(Items listed in a dataset)
···

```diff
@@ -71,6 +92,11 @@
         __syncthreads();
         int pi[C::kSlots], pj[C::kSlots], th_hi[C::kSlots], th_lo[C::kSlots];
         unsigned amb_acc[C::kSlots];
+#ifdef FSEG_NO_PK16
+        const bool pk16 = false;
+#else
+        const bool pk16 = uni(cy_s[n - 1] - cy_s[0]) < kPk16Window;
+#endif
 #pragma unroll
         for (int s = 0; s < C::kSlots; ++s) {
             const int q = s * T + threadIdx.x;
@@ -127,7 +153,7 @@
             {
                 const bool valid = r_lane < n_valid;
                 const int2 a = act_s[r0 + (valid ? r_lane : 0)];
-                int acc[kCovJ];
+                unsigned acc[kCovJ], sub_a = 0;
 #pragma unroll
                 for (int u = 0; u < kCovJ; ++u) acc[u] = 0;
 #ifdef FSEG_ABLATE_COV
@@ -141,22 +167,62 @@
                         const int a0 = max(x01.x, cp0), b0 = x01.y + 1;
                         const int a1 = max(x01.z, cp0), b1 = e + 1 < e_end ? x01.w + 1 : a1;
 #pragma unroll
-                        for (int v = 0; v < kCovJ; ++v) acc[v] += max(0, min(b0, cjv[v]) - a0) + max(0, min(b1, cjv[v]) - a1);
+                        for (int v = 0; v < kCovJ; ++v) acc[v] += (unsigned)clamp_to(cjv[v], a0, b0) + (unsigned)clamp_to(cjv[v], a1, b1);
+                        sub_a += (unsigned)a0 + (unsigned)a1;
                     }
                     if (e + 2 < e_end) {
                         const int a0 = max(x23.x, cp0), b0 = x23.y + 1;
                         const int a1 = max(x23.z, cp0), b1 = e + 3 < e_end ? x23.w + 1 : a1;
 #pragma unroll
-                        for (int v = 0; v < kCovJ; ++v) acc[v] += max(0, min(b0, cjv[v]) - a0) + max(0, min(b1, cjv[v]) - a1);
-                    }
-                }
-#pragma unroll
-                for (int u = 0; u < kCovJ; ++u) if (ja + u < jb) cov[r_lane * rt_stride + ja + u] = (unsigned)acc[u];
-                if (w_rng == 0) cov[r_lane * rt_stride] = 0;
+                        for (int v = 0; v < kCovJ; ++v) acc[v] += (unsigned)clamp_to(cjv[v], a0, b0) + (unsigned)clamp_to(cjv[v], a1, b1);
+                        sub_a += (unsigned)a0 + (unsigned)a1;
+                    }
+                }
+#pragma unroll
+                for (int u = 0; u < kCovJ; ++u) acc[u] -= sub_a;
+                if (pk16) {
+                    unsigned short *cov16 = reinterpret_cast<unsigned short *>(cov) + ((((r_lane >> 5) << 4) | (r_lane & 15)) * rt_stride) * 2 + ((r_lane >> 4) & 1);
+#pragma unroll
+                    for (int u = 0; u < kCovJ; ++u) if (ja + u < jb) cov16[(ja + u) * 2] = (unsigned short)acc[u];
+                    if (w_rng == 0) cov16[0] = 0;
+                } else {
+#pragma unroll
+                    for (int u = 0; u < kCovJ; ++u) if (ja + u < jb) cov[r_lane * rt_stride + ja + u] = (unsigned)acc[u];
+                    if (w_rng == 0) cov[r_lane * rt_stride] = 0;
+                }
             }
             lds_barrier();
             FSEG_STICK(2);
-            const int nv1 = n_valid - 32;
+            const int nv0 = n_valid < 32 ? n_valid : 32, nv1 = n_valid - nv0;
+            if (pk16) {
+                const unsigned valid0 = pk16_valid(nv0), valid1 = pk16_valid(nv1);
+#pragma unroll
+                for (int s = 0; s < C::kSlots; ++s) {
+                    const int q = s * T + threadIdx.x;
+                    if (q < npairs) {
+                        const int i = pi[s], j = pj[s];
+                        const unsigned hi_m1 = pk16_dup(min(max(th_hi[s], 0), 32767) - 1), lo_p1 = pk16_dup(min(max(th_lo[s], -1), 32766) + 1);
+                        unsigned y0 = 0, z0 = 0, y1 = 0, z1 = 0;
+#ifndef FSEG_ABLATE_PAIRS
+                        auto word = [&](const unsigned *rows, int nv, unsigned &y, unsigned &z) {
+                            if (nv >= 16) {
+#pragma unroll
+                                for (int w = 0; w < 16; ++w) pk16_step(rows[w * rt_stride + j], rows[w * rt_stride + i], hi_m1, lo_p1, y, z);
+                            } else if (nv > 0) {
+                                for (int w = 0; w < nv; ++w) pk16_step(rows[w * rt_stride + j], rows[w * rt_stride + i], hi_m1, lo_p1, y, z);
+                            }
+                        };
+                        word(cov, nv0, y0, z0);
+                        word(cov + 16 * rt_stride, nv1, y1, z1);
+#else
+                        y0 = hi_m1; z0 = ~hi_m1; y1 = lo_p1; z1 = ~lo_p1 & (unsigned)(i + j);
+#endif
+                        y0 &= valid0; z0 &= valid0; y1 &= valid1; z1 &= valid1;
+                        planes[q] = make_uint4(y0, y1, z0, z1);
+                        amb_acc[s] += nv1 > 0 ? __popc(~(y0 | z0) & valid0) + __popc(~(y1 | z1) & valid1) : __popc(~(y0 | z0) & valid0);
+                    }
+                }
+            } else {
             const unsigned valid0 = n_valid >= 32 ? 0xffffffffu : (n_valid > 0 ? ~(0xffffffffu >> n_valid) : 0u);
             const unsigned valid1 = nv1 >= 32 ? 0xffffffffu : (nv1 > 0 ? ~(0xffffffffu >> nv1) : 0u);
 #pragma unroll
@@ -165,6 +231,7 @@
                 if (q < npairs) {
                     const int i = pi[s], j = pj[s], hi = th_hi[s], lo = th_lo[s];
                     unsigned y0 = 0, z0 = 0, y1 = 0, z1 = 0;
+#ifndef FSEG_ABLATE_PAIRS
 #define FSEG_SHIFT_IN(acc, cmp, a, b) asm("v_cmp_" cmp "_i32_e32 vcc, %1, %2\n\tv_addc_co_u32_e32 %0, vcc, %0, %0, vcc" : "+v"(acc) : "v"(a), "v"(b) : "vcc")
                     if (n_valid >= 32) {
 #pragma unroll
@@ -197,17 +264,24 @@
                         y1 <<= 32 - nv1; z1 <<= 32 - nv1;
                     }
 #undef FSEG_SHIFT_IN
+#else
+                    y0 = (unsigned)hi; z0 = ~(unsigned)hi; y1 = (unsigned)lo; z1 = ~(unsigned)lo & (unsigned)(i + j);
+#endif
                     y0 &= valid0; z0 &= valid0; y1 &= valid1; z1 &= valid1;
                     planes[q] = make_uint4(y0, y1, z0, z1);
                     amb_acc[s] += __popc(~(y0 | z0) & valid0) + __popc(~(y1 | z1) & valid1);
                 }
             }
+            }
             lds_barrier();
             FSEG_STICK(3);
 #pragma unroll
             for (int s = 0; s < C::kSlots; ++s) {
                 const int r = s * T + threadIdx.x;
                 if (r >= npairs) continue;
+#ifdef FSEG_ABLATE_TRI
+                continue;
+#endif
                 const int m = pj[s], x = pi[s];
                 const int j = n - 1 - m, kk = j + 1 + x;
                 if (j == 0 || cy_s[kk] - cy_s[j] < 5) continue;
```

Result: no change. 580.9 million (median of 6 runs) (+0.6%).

···

Required action
Nothing in the data may be left out; copy every line exactly.

Expected output
```diff
@@ -71,6 +92,11 @@
         __syncthreads();
         int pi[C::kSlots], pj[C::kSlots], th_hi[C::kSlots], th_lo[C::kSlots];
         unsigned amb_acc[C::kSlots];
+#ifdef FSEG_NO_PK16
+        const bool pk16 = false;
+#else
+        const bool pk16 = uni(cy_s[n - 1] - cy_s[0]) < kPk16Window;
+#endif
 #pragma unroll
         for (int s = 0; s < C::kSlots; ++s) {
             const int q = s * T + threadIdx.x;
@@ -127,7 +153,7 @@
             {
                 const bool valid = r_lane < n_valid;
                 const int2 a = act_s[r0 + (valid ? r_lane : 0)];
-                int acc[kCovJ];
+                unsigned acc[kCovJ], sub_a = 0;
 #pragma unroll
                 for (int u = 0; u < kCovJ; ++u) acc[u] = 0;
 #ifdef FSEG_ABLATE_COV
@@ -141,22 +167,62 @@
                         const int a0 = max(x01.x, cp0), b0 = x01.y + 1;
                         const int a1 = max(x01.z, cp0), b1 = e + 1 < e_end ? x01.w + 1 : a1;
 #pragma unroll
-                        for (int v = 0; v < kCovJ; ++v) acc[v] += max(0, min(b0, cjv[v]) - a0) + max(0, min(b1, cjv[v]) - a1);
+                        for (int v = 0; v < kCovJ; ++v) acc[v] += (unsigned)clamp_to(cjv[v], a0, b0) + (unsigned)clamp_to(cjv[v], a1, b1);
+                        sub_a += (unsigned)a0 + (unsigned)a1;
                     }
                     if (e + 2 < e_end) {
                         const int a0 = max(x23.x, cp0), b0 = x23.y + 1;
                         const int a1 = max(x23.z, cp0), b1 = e + 3 < e_end ? x23.w + 1 : a1;
 #pragma unroll
-                        for (int v = 0; v < kCovJ; ++v) acc[v] += max(0, min(b0, cjv[v]) - a0) + max(0, min(b1, cjv[v]) - a1);
-                    }
-                }
-#pragma unroll
-                for (int u = 0; u < kCovJ; ++u) if (ja + u < jb) cov[r_lane * rt_stride + ja + u] = (unsigned)acc[u];
-                if (w_rng == 0) cov[r_lane * rt_stride] = 0;
+                        for (int v = 0; v < kCovJ; ++v) acc[v] += (unsigned)clamp_to(cjv[v], a0, b0) + (unsigned)clamp_to(cjv[v], a1, b1);
+                        sub_a += (unsigned)a0 + (unsigned)a1;
+                    }
+                }
+#pragma unroll
+                for (int u = 0; u < kCovJ; ++u) acc[u] -= sub_a;
+                if (pk16) {
+                    unsigned short *cov16 = reinterpret_cast<unsigned short *>(cov) + ((((r_lane >> 5) << 4) | (r_lane & 15)) * rt_stride) * 2 + ((r_lane >> 4) & 1);
+#pragma unroll
+                    for (int u = 0; u < kCovJ; ++u) if (ja + u < jb) cov16[(ja + u) * 2] = (unsigned short)acc[u];
+                    if (w_rng == 0) cov16[0] = 0;
+                } else {
+#pragma unroll
+                    for (int u = 0; u < kCovJ; ++u) if (ja + u < jb) cov[r_lane * rt_stride + ja + u] = (unsigned)acc[u];
+                    if (w_rng == 0) cov[r_lane * rt_stride] = 0;
+                }
             }
             lds_barrier();
             FSEG_STICK(2);
-            const int nv1 = n_valid - 32;
+            const int nv0 = n_valid < 32 ? n_valid : 32, nv1 = n_valid - nv0;
+            if (pk16) {
+                const unsigned valid0 = pk16_valid(nv0), valid1 = pk16_valid(nv1);
+#pragma unroll
+                for (int s = 0; s < C::kSlots; ++s) {
+                    const int q = s * T + threadIdx.x;
+                    if (q < npairs) {
+                        const int i = pi[s], j = pj[s];
+                        const unsigned hi_m1 = pk16_dup(min(max(th_hi[s], 0), 32767) - 1), lo_p1 = pk16_dup(min(max(th_lo[s], -1), 32766) + 1);
+                        unsigned y0 = 0, z0 = 0, y1 = 0, z1 = 0;
+#ifndef FSEG_ABLATE_PAIRS
+                        auto word = [&](const unsigned *rows, int nv, unsigned &y, unsigned &z) {
+                            if (nv >= 16) {
+#pragma unroll
+                                for (int w = 0; w < 16; ++w) pk16_step(rows[w * rt_stride + j], rows[w * rt_stride + i], hi_m1, lo_p1, y, z);
+                            } else if (nv > 0) {
+                                for (int w = 0; w < nv; ++w) pk16_step(rows[w * rt_stride + j], rows[w * rt_stride + i], hi_m1, lo_p1, y, z);
+                            }
+                        };
+                        word(cov, nv0, y0, z0);
+                        word(cov + 16 * rt_stride, nv1, y1, z1);
+#else
+                        y0 = hi_m1; z0 = ~hi_m1; y1 = lo_p1; z1 = ~lo_p1 & (unsigned)(i + j);
+#endif
+                        y0 &= valid0; z0 &= valid0; y1 &= valid1; z1 &= valid1;
+                        planes[q] = make_uint4(y0, y1, z0, z1);
+                        amb_acc[s] += nv1 > 0 ? __popc(~(y0 | z0) & valid0) + __popc(~(y1 | z1) & valid1) : __popc(~(y0 | z0) & valid0);
+                    }
+                }
+            } else {
             const unsigned valid0 = n_valid >= 32 ? 0xffffffffu : (n_valid > 0 ? ~(0xffffffffu >> n_valid) : 0u);
             const unsigned valid1 = nv1 >= 32 ? 0xffffffffu : (nv1 > 0 ? ~(0xffffffffu >> nv1) : 0u);
 #pragma unroll
@@ -165,6 +231,7 @@
                 if (q < npairs) {
                     const int i = pi[s], j = pj[s], hi = th_hi[s], lo = th_lo[s];
                     unsigned y0 = 0, z0 = 0, y1 = 0, z1 = 0;
+#ifndef FSEG_ABLATE_PAIRS
 #define FSEG_SHIFT_IN(acc, cmp, a, b) asm("v_cmp_" cmp "_i32_e32 vcc, %1, %2\n\tv_addc_co_u32_e32 %0, vcc, %0, %0, vcc" : "+v"(acc) : "v"(a), "v"(b) : "vcc")
                     if (n_valid >= 32) {
 #pragma unroll
@@ -197,17 +264,24 @@
                         y1 <<= 32 - nv1; z1 <<= 32 - nv1;
                     }
 #undef FSEG_SHIFT_IN
+#else
+                    y0 = (unsigned)hi; z0 = ~(unsigned)hi; y1 = (unsigned)lo; z1 = ~(unsigned)lo & (unsigned)(i + j);
+#endif
                     y0 &= valid0; z0 &= valid0; y1 &= valid1; z1 &= valid1;
                     planes[q] = make_uint4(y0, y1, z0, z1);
                     amb_acc[s] += __popc(~(y0 | z0) & valid0) + __popc(~(y1 | z1) & valid1);
                 }
             }
+            }
             lds_barrier();
             FSEG_STICK(3);
 #pragma unroll
             for (int s = 0; s < C::kSlots; ++s) {
                 const int r = s * T + threadIdx.x;
                 if (r >= npairs) continue;
+#ifdef FSEG_ABLATE_TRI
+                continue;
+#endif
                 const int m = pj[s], x = pi[s];
                 const int j = n - 1 - m, kk = j + 1 + x;
                 if (j == 0 || cy_s[kk] - cy_s[j] < 5) continue;
```

Result: no change. 580.9 million (median of 6 runs) (+0.6%).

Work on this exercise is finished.